A vast increase in drug candidates with multiple chiral centers is posing a significant challenge to analysts with the traditional chiral high performance liquid chromatography (HPLC) methods requiring a gruelling development process and still not guaranteeing a sufficient resolution for all stereoisomers. However, the precise and accurate analysis of all stereoisomers is essential as despite having the same chemical composition and connectivity, chiral stereoisomers can present vastly different pharmacological properties such as increased toxicity, differing pharmacokinetics, or even a different metabolic process. It is therefore essential that all stereoisomers of a drug compound are analysed and controlled to ensure the safety of those taking the medicines. To address this issue, researchers developed a LC–mLC 2D-LC approach which used multiple chiral stationary phases and mobile phases in the second dimension to resolve stereoisomers of compounds with multiple chiral centers and the related achiral impurities.
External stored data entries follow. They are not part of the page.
namespace gdr {
static int ragged_impl(const GdrT5EncoderWeights* w, const int64_t* ids, const int64_t* mask, int B, int L, float* out_hidden,
                       float* out_pooled, int64_t live_rows_hint, void* workspace, size_t workspace_bytes, bool bf16,
                       hipStream_t stream) {
  if (B == 0) return GDR_OK;
  GDR_CHECK_ARG(w && ids && mask && workspace && (out_hidden || out_pooled), "t5_encoder_ragged: null pointer");
  const GdrT5Dims& dm = w->dims;
  GDR_CHECK_ARG(B > 0 && L > 0 && L <= 128, "t5_encoder_ragged: B=%d L=%d (L must be in [1,128])", B, L);
  GDR_CHECK_ARG(dm.d_model % 4 == 0 && dm.d_kv % 4 == 0 && dm.d_ff % 4 == 0, "t5_encoder_ragged: dims must be multiples of 4");
  GDR_CHECK_ARG(w->embed && w->rel_bias && w->final_ln && w->layers, "t5_encoder_ragged: null weight pointer");
  const int64_t M = (int64_t)B * L;
  const EncWs ws = enc_ws(dm, M, true);
  const RagWs rw = rag_ws(dm, B, L, ws.total);
  if (workspace_bytes < rw.total) {
    set_error("t5_encoder_ragged: workspace %zu < required %zu", workspace_bytes, rw.total);
    return GDR_ENOSPC;
// ... 65 lines not shown
          return rc;
        if ((rc = launch_gather_rows(h, seq_off, B, d, h_cls, stream))) return rc;
        if ((rc = lin16(ctx_cls16, ly.wo, h_cls, d, B, nullptr, d, inner, 0, h_cls, 0))) return rc;
        if ((rc = launch_rmsnorm_bf16(h_cls, ly.ln_ff, nx_cls16, B, d, dm.eps, stream))) return rc;
        if ((rc = lin16(nx_cls16, ly.wi, static_cast<float*>(ff_cls16), dm.d_ff, B, nullptr, dm.d_ff, d, 1, nullptr, 1))) return rc;
        if ((rc = lin16(ff_cls16, ly.wo_ff, h_cls, d, B, nullptr, d, dm.d_ff, 0, h_cls, 0))) return rc;
        return launch_rmsnorm(h_cls, w->final_ln, out_pooled, B, d, dm.eps, nullptr, 1, stream);
      }
      if ((rc = lin16(abf, ly.wo, h, d, M, rows_dev, d, inner, 0, h, 0))) return rc;
      if ((rc = launch_rmsnorm_bf16_dev(h, ly.ln_ff, abf, rows_dev, M, d, dm.eps, stream))) return rc;
      if ((rc = lin16(abf, ly.wi, ff, dm.d_ff, M, rows_dev, dm.d_ff, d, 1, nullptr, 1))) return rc;
      if ((rc = lin16(ff, ly.wo_ff, h, d, M, rows_dev, d, dm.d_ff, 0, h, 0))) return rc;
    }
    if ((rc = launch_rmsnorm_dev(h, w->final_ln, nx, rows_dev, M, d, dm.eps, stream))) return rc;
    if (out_pooled && (rc = launch_gather_rows(nx, seq_off, B, d, out_pooled, stream))) return rc;
    if (out_hidden) {
      if (hipMemsetAsync(out_hidden, 0, (size_t)M * d * sizeof(float), stream) != hipSuccess) {
        set_error("t5_encoder_ragged: memset failed");
        return GDR_EHIP;
      }
      if ((rc = launch_scatter_rows(nx, row_src, rows_dev, M, d, out_hidden, stream))) return rc;
    }
    return GDR_OK;
  }
  float* h = reinterpret_cast<float*>(base + ws.off_h);
  float* nx = reinterpret_cast<float*>(base + ws.off_nx);
  float* qkv = reinterpret_cast<float*>(base + ws.off_qkv);
  float* ctx = reinterpret_cast<float*>(base + ws.off_ctx);
  float* ff = reinterpret_cast<float*>(base + ws.off_ff);
  float* ctx_cls = reinterpret_cast<float*>(base + rw.ctx_cls);
  float* h_cls = reinterpret_cast<float*>(base + rw.h_cls);
  float* nx_cls = reinterpret_cast<float*>(base + rw.nx_cls);
  float* ff_cls = reinterpret_cast<float*>(base + rw.ff_cls);
  StreamK sk{};
  if ((rc = enc_streamk(base + ws.off_splitk, &sk, stream))) return rc;
  float* skw = reinterpret_cast<float*>(base + ws.off_splitk);
  auto linear = [&](const float* A, int64_t lda, const float* W, float* C, int64_t ldc, int N, int K, int epi,
                    const float* residual) -> int {
    if (small)
      return launch_linear_f32_ws(A, lda, W, K, C, ldc, M, N, K, epi, nullptr, residual, ldc, skw, ENC_SPLITK_BYTES, stream, &sk,
                                  rows_dev, live_rows_hint);
    return launch_linear_f32_dev(A, lda, W, K, C, ldc, M, rows_dev, N, K, epi, nullptr, residual, ldc, live_rows_hint, stream,
                                 &sk);
  };
  if ((rc = launch_embed_packed(w->embed, ids, row_src, rows_dev, M, d, dm.vocab_size, h, stream))) return rc;

  AttnArgs at{};
  at.q = qkv, at.k = qkv + inner, at.v = qkv + 2 * inner, at.out = ctx;
  at.ldq = at.ldk = at.ldv = 3 * inner, at.ldo = inner;
  at.q_bstride = at.k_bstride = at.o_bstride = L;
  at.B = B, at.H = H, at.dk = dk, at.Lq = L, at.Lk = L;
  at.q_pos0 = 0, at.scale = 1.0f;
  at.rel_bias = w->rel_bias, at.bidirectional = 1, at.num_buckets = dm.rel_buckets;
  at.lut = make_bucket_lut(dm.rel_buckets / 2, dm.rel_max_distance);
  at.key_mask = mask, at.mask_bstride = L, at.causal = 0, at.causal_neg_inf = 0;
  at.kv_rows = nullptr, at.kv_group = 1;
  at.seq_off = seq_off, at.seq_len = seq_len;

  const bool pooled_only = out_hidden == nullptr && big;
  for (int i = 0; i < dm.num_layers; ++i) {
    const GdrT5EncLayer& ly = w->layers[i];
    GDR_CHECK_ARG(ly.ln_attn && ly.wqkv && ly.wo && ly.ln_ff && ly.wi && ly.wo_ff, "t5_encoder_ragged: layer %d null weight", i);
    if ((rc = launch_rmsnorm_dev(h, ly.ln_attn, nx, rows_dev, M, d, dm.eps, stream))) return rc;
    if ((rc = linear(nx, d, ly.wqkv, qkv, 3 * inner, 3 * inner, d, GDR_EPI_NONE, nullptr))) return rc;
    if ((rc = launch_attention(at, stream))) return rc;
    if (pooled_only && i == dm.num_layers - 1) {
      if ((rc = launch_gather_rows(ctx, seq_off, B, inner, ctx_cls, stream))) return rc;
      if ((rc = launch_gather_rows(h, seq_off, B, d, h_cls, stream))) return rc;
      if ((rc = launch_linear_f32(ctx_cls, inner, ly.wo, inner, h_cls, d, B, d, inner, GDR_EPI_RESIDUAL, nullptr, h_cls, d, stream)))
        return rc;
      if ((rc = launch_rmsnorm(h_cls, ly.ln_ff, nx_cls, B, d, dm.eps, nullptr, 1, stream))) return rc;
      if ((rc = launch_linear_f32(nx_cls, d, ly.wi, d, ff_cls, dm.d_ff, B, dm.d_ff, d, GDR_EPI_RELU, nullptr, nullptr, 0, stream)))
        return rc;
      if ((rc = launch_linear_f32(ff_cls, dm.d_ff, ly.wo_ff, dm.d_ff, h_cls, d, B, d, dm.d_ff, GDR_EPI_RESIDUAL, nullptr, h_cls, d,
                                  stream)))
        return rc;
      return launch_rmsnorm(h_cls, w->final_ln, out_pooled, B, d, dm.eps, nullptr, 1, stream);
    }
    if ((rc = linear(ctx, inner, ly.wo, h, d, d, inner, GDR_EPI_RESIDUAL, h))) return rc;
    if ((rc = launch_rmsnorm_dev(h, ly.ln_ff, nx, rows_dev, M, d, dm.eps, stream))) return rc;
    if ((rc = linear(nx, d, ly.wi, ff, dm.d_ff, dm.d_ff, d, GDR_EPI_RELU, nullptr))) return rc;
    if ((rc = linear(ff, dm.d_ff, ly.wo_ff, h, d, d, dm.d_ff, GDR_EPI_RESIDUAL, h))) return rc;
  }
  if ((rc = launch_rmsnorm_dev(h, w->final_ln, nx, rows_dev, M, d, dm.eps, stream))) return rc;
  if (out_pooled && (rc = launch_gather_rows(nx, seq_off, B, d, out_pooled, stream))) return rc;
  if (out_hidden) {
    if (hipMemsetAsync(out_hidden, 0, (size_t)M * d * sizeof(float), stream) != hipSuccess) {
      set_error("t5_encoder_ragged: memset failed");
      return GDR_EHIP;
    }
    if ((rc = launch_scatter_rows(nx, row_src, rows_dev, M, d, out_hidden, stream))) return rc;
  }
  return GDR_OK;
}
}

namespace gdr {
static size_t split_ws_a_bytes(const GdrT5Dims& dm, int64_t M) {
  const int inner = dm.num_heads * dm.d_kv;
  int ld = split_row_elems(dm.d_model);
  if (split_row_elems(inner) > ld) ld = split_row_elems(inner);
  return align_up((size_t)M * ld * 2, 256);
}
static size_t split_ws_bytes(const GdrT5Dims& dm, int64_t M) {
  return split_ws_a_bytes(dm, M) + align_up((size_t)M * split_row_elems(dm.d_ff) * 2, 256);
}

The first dimension consists of a short achiral HPLC method to separate diastereomers and other achiral impurities, and the second dimension enables different chiral columns and different mobile phases to be used on each coeluted peak from the first dimension for maximum resolution. Essentially breaking down the complex multiple-chiral-center separations into simple individual separations.
The method was successfully employed to separate eight stereoisomers of a pharmaceutical compound with three chiral centers with a total method development time of around two hours and an analysis time of 24 min, which include column equilibration time.
References
- Lin et al., J. Chroma. A. 1620, 460987 (2020).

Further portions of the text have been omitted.